Any help would be greatly appreciated


----------



## SarahC

its the shaving off of hair or whiskers using teeth.A sort of overgrooming.The barbers never stop the habit and if bred from do it to their offspring.


----------



## sasandcol

does this usually cause harm/distress to the mice they do it to?


----------



## SarahC

well of course it's impossible to say how losing your whiskers feels.Whiskers do have a function.Other than that I'd say it was a minor problem health wise,just makes the shaven individuals look odd.I personally wouldnt breed from a doe that does it,not so bad if it's a buck because they can be removed.More of a nuisance than anything.


----------



## sasandcol

She is only a pet, but has rocked the boat in our group so we are going to give her away, but just worried about any mouse that we will put her with


----------



## SarahC

she will definately barber the new mice.


----------



## sasandcol

So is it recommended or a good idea that she lives with others, on her own or (i feel mean saying it) not at all?


----------



## Vivian

those mice must live in big groups in a big cage, so not only one one ather mice are without vibrissae.

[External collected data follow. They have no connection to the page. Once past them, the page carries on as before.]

+static bool out_read(const SbModel* m, size_t oi) {
+  const SbOp& op = m->ops[oi];
+  const SbConvTcPlan* plan = m->tc_plans[oi];
+  const int ext = m->precision == 2 ? 3 * op.out_C() : op.out_C();
+  for (size_t oj = 0; oj < m->ops.size(); ++oj) {
+    if (oj == oi || (plan->pool_fused && oj == oi + 1)) continue;
+    const SbOp& o2 = m->ops[oj];
+    if (o2.kind() == SB_OPK_PREPROCESS) continue;
+    const bool overl_in = o2.in_buf() == op.out_buf() && o2.in_coff() < op.out_coff() + ext && op.out_coff() < o2.in_coff() + o2.in_C();
+    const bool overl_in2 = o2.kind() == SB_OPK_ADD && o2.in2_buf() == op.out_buf() && o2.in2_coff() < op.out_coff() + ext &&
+                           op.out_coff() < o2.in2_coff() + o2.in_C();
+    if (overl_in || overl_in2) return true;
+  }
+  return false;
+}
+
 int sb_conv_tc_prepare(sb_handle_s* h, SbModel* m) {
   m->tc_plans.assign(m->ops.size(), nullptr);
   if (m->precision == 1) return 0;
-  const bool split = m->precision == 2;
   static bool attr_set = false;
   if (!attr_set) {
     for (int f = 0; f < kForms; ++f)
       for (int kc : {16, 32, 64})
         for (int n : kWgN)
-          if (const void* k = form_kernel(f, kc, n))
-            SB_CUDA(h, cudaFuncSetAttribute(k, cudaFuncAttributeMaxDynamicSharedMemorySize, (int)kMaxDynSmem));
+          for (bool head : {false, true})
+            if (const void* k = form_kernel(f, kc, n, head))
+              SB_CUDA(h, cudaFuncSetAttribute(k, cudaFuncAttributeMaxDynamicSharedMemorySize, (int)kMaxDynSmem));
     attr_set = true;
   }
   for (size_t oi = 0; oi < m->ops.size(); ++oi) {
@@ -1663,22 +1790,40 @@
     }
     if (op.kind() == SB_OPK_CONV && op.pool_buf() >= 0 && oi + 1 < m->ops.size() &&
         m->ops[oi + 1].kind() == SB_OPK_POOL && (m->ops[oi + 1].flags() & SB_OPF_FUSED_POOL))
-      if (plan->launches[0].forms[0].P.pool_out != nullptr) {
-        plan->pool_fused = true;
-        bool read = false;
-        for (size_t oj = 0; oj < m->ops.size() && !read; ++oj) {
-          if (oj == oi || oj == oi + 1) continue;
-          const SbOp& o2 = m->ops[oj];
-          if (o2.kind() == SB_OPK_PREPROCESS) continue;
-          const int ext = split ? 3 * Cout : Cout;
-          const bool overl_in = o2.in_buf() == op.out_buf() && o2.in_coff() < op.out_coff() + ext && op.out_coff() < o2.in_coff() + o2.in_C();
-          const bool overl_in2 = o2.kind() == SB_OPK_ADD && o2.in2_buf() == op.out_buf() && o2.in2_coff() < op.out_coff() + ext &&
-                                 op.out_coff() < o2.in2_coff() + o2.in_C();
-          read = overl_in || overl_in2;
-        }
-        plan->out_dead = !read;
-      }
-  }
+      plan->pool_fused = plan->launches[0].forms[0].P.pool_out != nullptr;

so some mices will be get shorter hairs, but not so districtly.

mices in a big cage will give them up, but i isn't shure that she will be hold on to to this...so you can't go the right way, because there isn't anyone how are realy right :S

lg viv


----------



## SarahC

well I don't think it's a case for capital punishment.Just based on the barbering I don't think living alone is necessary. us people hate to look in our cages of animals that we care for and see a problem staring back.Very annoying .


----------



## Cait

If you want I have a doe who also barbers her cagemates. She is about 5-6 months old now and has had one litter, but I will either have to find her another home or cull her, as I can't have her taking the whiskers off the mice I want to show. She is only still with me because she's such a beautiful stone with huge eyes :roll: She could live with the other barberer you have if you want.


----------



## ian

I've had some issues with barbering and it seems to strike when the doe is in the early stages of pregnancy or shortly after giving birth, which is very annoying. I have in the past just culled these does but the last few cases I chucked in with my old retired does as I have a very dominant doe in there who I thought would sort them out a bit. Anyway that seems to have worked.

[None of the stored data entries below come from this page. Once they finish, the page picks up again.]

struct SearchArgs {
    IndexView ix;
    const uint64_t* qwords;
    const uint64_t* offsets;
    uint32_t num_queries;
    uint32_t strands;
    uint32_t min_len;
    int32_t pad0;
    uint32_t pad1;
    uint32_t pad;
    uint64_t capacity;
    unsigned long long* total;
    RawKey* raw_key;
    slamem_mem* raw_mem;
    uint32_t* block_counts;
    struct RawRow* inline_rows;
    uint64_t inline_stride;
    const struct ItemDesc* items;
    uint64_t num_items;
    uint8_t* item_attempt;
    const uint8_t* item_alive;
    const uint32_t* work_ids;
    const uint32_t* work_count;
    unsigned long long* stats;
    uint64_t query_words;
    const uint64_t* pq;
    uint64_t* pq_out;
    uint32_t implicit_items;
    uint32_t* seed_left_ids;
    unsigned int* seed_left_count;
    unsigned int* seed_long_flag;
    unsigned int* seed_wide;
    uint32_t seed_step;
    const uint64_t* item_pk;
    unsigned int* work_cursor;
    int32_t direct_min_depth;
    uint32_t use_jump;
    uint32_t pad2;
    uint32_t skip_w;
    const uint64_t* pq2;
    uint64_t* pq2_out;
    uint8_t* item_flags;
    uint32_t skip_s1;
    uint32_t pad4;
    const struct SliceState* slice_state;
    const uint32_t* item_block;
    struct OutCtx {
        struct RawRow* inline_rows;
        uint64_t inline_stride;
        RawKey* raw_key;
        slamem_mem* raw_mem;
        unsigned long long* total;
        uint64_t capacity;
        uint32_t* block_counts;
        uint8_t* item_attempt;
    } prev;
    struct DeferCtx {
        struct JobRec* queue;
        unsigned int* njobs;
        uint32_t* pool;
        unsigned int* pool_next;
        uint32_t pool_cap;
        uint32_t queue_cap;
        uint32_t epoch;
        uint32_t* raw_seg;
        uint2* list;
        unsigned int* nlist;
        uint8_t* inline_valid;
    } defer;
    const struct CarryRec* carry_in;
    const unsigned int* carry_in_count;
    struct CarryRec* carry_out;
    unsigned int* carry_out_count;
};

struct RawRow { uint32_t row, pos, len; };
constexpr uint32_t kInlineMems = 4;
constexpr uint32_t kFetch = 64;

constexpr uint32_t kSliceLen = 4096;
static_assert(kSliceLen == kSearchSliceLen, "stream.hip tells the slice count of a batch from this length");
constexpr uint32_t kWarmUp = 1024;
constexpr uint32_t kMaxAttempt = 7;
struct __attribute__((aligned(16))) ItemDesc {
    uint64_t base;
    uint32_t len;
// ... 1819 lines not shown
                const uint32_t my_wave = threadIdx.x >> 6;
                res = 0;
#pragma unroll 1
                for (uint32_t first = 0; first < 4u; first += per_part) {
                    lo = span_lo(first, per_part);
                    hi = span_hi(first, per_part);
                    if (hi <= lo) continue;
                    __syncthreads();
                    pack_span(lo, (uint32_t)(hi - lo));
                    if (my_wave >= first && my_wave < first + per_part)
                        res = prefilter_item_packed<kStats>(A, d, s_pk, s_nm, (uint32_t)(d.base - (lo << 4)), n_probe);
                }
            } else {
                res = prefilter_item<kStats>(A, d, n_probe, n_qload);
            }
        }
    } else {
        res = prefilter_item<kStats>(A, d, n_probe, n_qload);
    }
    if (live) alive[g] = res;
    if (kStats) {
        stat_flush<kStats>(A.stats + SC_PF_PROBES, n_probe);
        stat_flush<kStats>(A.stats + SC_PF_QUERY_LOADS, n_qload);
        stat_flush<kStats>(A.stats + SC_PF_ITEMS, live ? 1u : 0u);
    }
}

__global__ void __launch_bounds__(256) k_prefilter_list(SearchArgs A, const uint32_t* __restrict__ list, const uint32_t* __restrict__ list_count,
                                                        uint8_t* __restrict__ alive) {
    const uint32_t count = *list_count;
    for (uint32_t i = blockIdx.x * blockDim.x + threadIdx.x; i < count; i += gridDim.x * blockDim.x) {
        const uint32_t g = list[i];
        const ItemDesc d = item_of(A, g);
        uint32_t n_probe = 0, n_qload = 0;
        if (!prefilter_item<false>(A, d, n_probe, n_qload)) alive[g] = 0;
    }
}

#ifndef SLAMEM_SEED_READS
#define SLAMEM_SEED_READS 21
#endif
constexpr uint32_t kSeedReads = SLAMEM_SEED_READS, kSeedReadsMid = 16, kSeedReadsLong = 16;
constexpr uint32_t kSeedMaxLen = 192;
constexpr uint32_t kSeedMaxLenMid = 256;
constexpr uint32_t kSeedMaxLenLong = 384;
#ifndef SLAMEM_SEED_JOBS
#define SLAMEM_SEED_JOBS 16
#endif
constexpr uint32_t kSeedJobs = SLAMEM_SEED_JOBS;
#ifndef SLAMEM_SEED_MEMS
#define SLAMEM_SEED_MEMS 12
#endif
constexpr uint32_t kSeedMems = SLAMEM_SEED_MEMS;
constexpr uint32_t kSigLetters = 12, kSigMask = (1u << kSigLetters) - 1u, kSigKnown = 1u << 24;

template <uint32_t NW, uint32_t R>
struct SeedWave {
    static constexpr uint32_t kJobs = kSeedJobs * R * NW / 3u, kMems = kSeedMems * R * NW / 3u;
    uint64_t pl[R][2][2][NW + 1];
    uint32_t len[R];
    uint32_t nwin[R];
    union {
        uint4 raw[R * NW * 4 + 1];
        struct {
            uint32_t job_p[kJobs], job_x[kJobs];
            uint32_t mem_key[kMems], mem_ref[kMems];
            uint32_t mem_sig[kMems];
        };
    };
    uint32_t bad[R];
    uint64_t pn[R][NW + 1];
    uint32_t hasn;
    unsigned long long expl[R];
    union {
        uint16_t ring[128];
        unsigned long long smask[2 * R];
    };
    uint32_t flags;
    uint32_t pad[3];
};

__device__ __forceinline__ void wave_sync() {
    __builtin_amdgcn_fence(__ATOMIC_RELEASE, "wavefront");
    __builtin_amdgcn_wave_barrier();
    __builtin_amdgcn_fence(__ATOMIC_ACQUIRE, "wavefront");
}
__device__ __forceinline__ uint64_t funnel64(uint64_t lo, uint64_t hi, uint32_t sh) { return (lo >> sh) | ((hi << 1) << (63u - sh)); }
__device__ __forceinline__ uint64_t bits_below(int x) {
    const int c = x < 0 ? 0 : x > 64 ? 64 : x;
    return c == 0 ? 0ull : (~0ull >> (64 - c));
}
__device__ __forceinline__ uint64_t bits_range(int lo, int hi) { return bits_below(hi) & ~bits_below(lo); }
__device__ __forceinline__ uint32_t sel4(const uint4& v, uint32_t a) {
    const uint32_t lo = (a & 1u) ? v.y : v.x, hi = (a & 1u) ? v.w : v.z;
    return (a & 2u) ? hi : lo;
}
__device__ __forceinline__ uint32_t sel12(const uint4& b0, const uint4& b1, const uint4& b2, uint32_t e) {
    const uint32_t a = e & 3u, x0 = sel4(b0, a), x1 = sel4(b1, a), x2 = sel4(b2, a);
    return e < 4u ? x0 : e < 8u ? x1 : x2;
}
__device__ __forceinline__ uint32_t byte_tops(uint32_t m) {
    const uint32_t y = m >> 7;
    return (y | (y >> 7) | (y >> 14) | (y >> 21)) & 0xFu;
}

It would be better to cull the mouse than to keep it alone, especially a doe that would be really sad.


----------



## Vivian

thats interesting... sounds good
lg viv


----------



## Peteyandthegang

Strangely we had a large group of does and not one of them had barbered in the past (even with new introductions)...we added 2 satin does who they accepted well, but each began barbering terribly and now the poor things are whiskerless. We joked it was because they loved the feel of the satin coat so much, Im not sure why itd happen otherwise!
They are retired does and the satins were young at the time, maybe they just got too motherly :?


----------



## SarahC

isn't there one left with whiskers at all who could then be singled out as the culprit?


----------



## Cait

MouseBreeder said:


> If you want I have a doe who also barbers her cagemates. She is about 5-6 months old now and has had one litter, but I will either have to find her another home or cull her, as I can't have her taking the whiskers off the mice I want to show. She is only still with me because she's such a beautiful stone with huge eyes :roll: She could live with the other barberer you have if you want.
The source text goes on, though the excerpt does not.